Exercise aim » State how many lines in the entries below hold the string "double", and give nothing besides that number.

╭─ Given data

# mckerrigan/shadow

Measured on AMD Instinct MI355X. Metric: source-paths/sec, higher is better.
Workload: dtype f64; 1 GPU; c4_as50k: Barabasi-Albert Internet-like topology, all-pairs latency/reliability table (BASELINE.json configs[3]); n_vertices=50000, n_edges=550000, n_edges_nonloop=500000, csr_arcs=1000000, targets=50000, table_bytes=40000000000, parallelism=one GPU

## Files before the change

### shadow_amd/csrc/engine.hip

```cpp
#include "common.hpp"

#include <array>
#include <atomic>
#include <chrono>
#include <condition_variable>
#include <functional>
#include <map>
#include <memory>
#include <mutex>
#include <sys/mman.h>

#include <thread>
#include "sssp_f64.hpp"
#include "sssp_f64d.hpp"
#include "sssp_k32.hpp"
#include "sssp_batch.hpp"
#include "path_attr.hpp"
#include "sssp_delta.hpp"
#include "direct_fw.hpp"
#include "fw.hpp"
#include "path_hops.hpp"
#include "link_loads.hpp"
#include "path_ties.hpp"
#include "ecmp_loads.hpp"
// ... 235 lines not shown
        if (rc) return rc;
        if (s.kf.h) {
            if (hipMalloc((void**)&c->d_kf_ws, s.kf.ws_stride * (size_t)s.kf.slots) != hipSuccess) return SHD_ROUTE_ENOMEM;
            c->allocs.push_back(c->d_kf_ws);
        }
    }
    c->h_ridx = std::move(s.kd.oridx);
    s.arrays([](const char*, auto& h, auto*&) { std::remove_reference_t<decltype(h)>().swap(h); });
    s.inrows.order = {}; s.inrows.src_of = {};
    c->sel = s.sel;
    c->inrows = std::move(s.inrows); c->k32 = std::move(s.k32); c->attr = s.attr;
    c->kb = std::move(s.kb); c->kd = std::move(s.kd); c->kf = std::move(s.kf);
    return SHD_ROUTE_OK;
}

DevDelta kd_args(const shd_route* c) {
    DevDelta k;
    k.n = c->n; k.nw = (c->n + 63) / 64; k.bound = c->k32.bound; k.delta = c->kd.delta;
    k.fused = c->kd.fused; k.rc = c->kd.qcap;
    k.row = c->d_row; k.orec = c->kd.d_orec; k.oridx = c->kd.d_oridx;
    k.nnz = c->nnz; k.lrow = c->kd.d_lrow; k.lrec = reinterpret_cast<const uint2*>(c->kd.d_lrec); k.nlight = c->kd.nlight;
    k.rtab = c->kd.d_rtab; k.nrtab = c->kd.nrtab; k.rone = c->kd.rone; k.walk = c->kd.walk; k.packed = c->kd.packed;
    k.vf = c->d_vf; k.self_w = c->d_self_w; k.self_r = c->d_self_r; k.dbg = c->d_dbg; k.dflags = 0;
    k.has_vf = c->vf_lossy;
#ifdef SHD_STAMPS
    if (const char* e = getenv("SHD_ROUTE_DFLAGS")) k.dflags = atoi(e);
#endif
    k.seed_drop = 0;
    if (const char* e = getenv("SHD_ROUTE_SEEDDROP")) k.seed_drop = atoi(e) & ~1;

    k.jobs = nullptr; k.drow = nullptr; k.drow_out = nullptr; k.prow = nullptr; k.rstride = 0; k.evcap = c->n;
    k.done = nullptr;
    if (const char* e = getenv("SHD_ROUTE_EVCAP")) k.evcap = std::max(0, std::min(c->n, atoi(e)));
    k.next = nullptr;
    k.stats = c->d_kd_stats;
    return k;
}

int kd_launch(shd_route* c, DevDelta k, int* next, const int32_t* d_src, int ns, const int32_t* d_tgt, int nt,
              int64_t ld, double* d_lat, double* d_rel, double* d_row_min, hipStream_t st, bool planner = false,
              char* ws = nullptr, int max_grid = 0, bool hub = false) {
    if (ns <= 0) return SHD_ROUTE_OK;
    k.next = next;
    if (!ws) ws = c->d_kd_ws;
    const int grid = std::min(ns, max_grid > 0 ? std::min(max_grid, c->kd.slots) : c->kd.slots);
    const bool big = hub && planner && c->kd.hub_block > 0;
    size_t lds = c->kd.lds;
    if (big) { k.rc = c->kd.hub_qcap; k.delta = c->kd.hub_delta; lds = c->kd.hub_lds; }
    kd_dispatch(big ? c->kd.hub_block : c->kd.block, [&](auto B) {
        constexpr int b = decltype(B)::value;
        if (planner)
            hipLaunchKernelGGL(kd_plan_rows_kernel<b>, dim3(grid), dim3(b), lds, st, k, d_src, ns, d_tgt,
                               nt, (long long)ld, d_lat, d_rel, d_row_min, c->d_err, ws, c->kd.stride);
        else
            hipLaunchKernelGGL(sssp_delta_kernel<b>, dim3(grid), dim3(b), c->kd.lds, st, k, d_src, ns, d_tgt,
                               nt, (long long)ld, d_lat, d_rel, d_row_min, c->d_err, ws, c->kd.stride);
        return 0;
    });
    return hip_check(hipGetLastError());
}

DevKB kb_args(const shd_route* c, int ns) {
    DevKB kb;
    kb.n = c->n; kb.nnz = c->nnz; kb.nseg = c->kb.nseg; kb.nhub = c->kb.nhub; kb.npart = c->kb.npart;
    kb.bound = c->k32.bound; kb.arc = c->kb.fused ? c->kb.d_farc : c->kb.d_arc; kb.row_in = c->inrows.d_irow;
    kb.seg = c->kb.d_seg; kb.hub = c->kb.d_hub;
// ... 1000 lines not shown
```

### shadow_amd/csrc/sssp_delta.hpp

```cpp
#pragma once
#include "common.hpp"

namespace shd {

constexpr int KD_P = 8;
static_assert(KD_P == 8, "owner markers are read as one u64 per lane");
constexpr int KD_TAIL = 4;
constexpr int KD_W = 8;
constexpr int KD_IMP = 192;
constexpr uint32_t KD_NONE = 0xFFFFFFFFu;
constexpr uint32_t KD_SRC_MARK = 0xFFFFFFFEu;

#define KD_GLOBAL __attribute__((address_space(1)))

#ifndef KD_NSEEDS
#define KD_NSEEDS 3
#endif
constexpr int KD_SEEDS = KD_NSEEDS;
#ifndef KD_NTLOAD
#define KD_NTLOAD 1
#endif
#ifndef KD_JUMPS
#define KD_JUMPS 1
#endif
struct __attribute__((aligned(64))) KDJob {
    int row;
    int s;
    int store;
    int nseed;
    int seed[KD_SEEDS];
    int u[KD_SEEDS];
    int wr[KD_SEEDS];
    int rec[KD_SEEDS];
};
static_assert(sizeof(KDJob) == 64, "one 64-byte job record");
constexpr uint32_t KD_EVTAG = 0xFFFF0000u;
typedef unsigned short kd_us2 __attribute__((ext_vector_type(2)));
typedef double kd_d2 __attribute__((ext_vector_type(2)));
typedef unsigned kd_u4 __attribute__((ext_vector_type(4)));
typedef unsigned kd_u2 __attribute__((ext_vector_type(2)));
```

╰─

Task answer » 2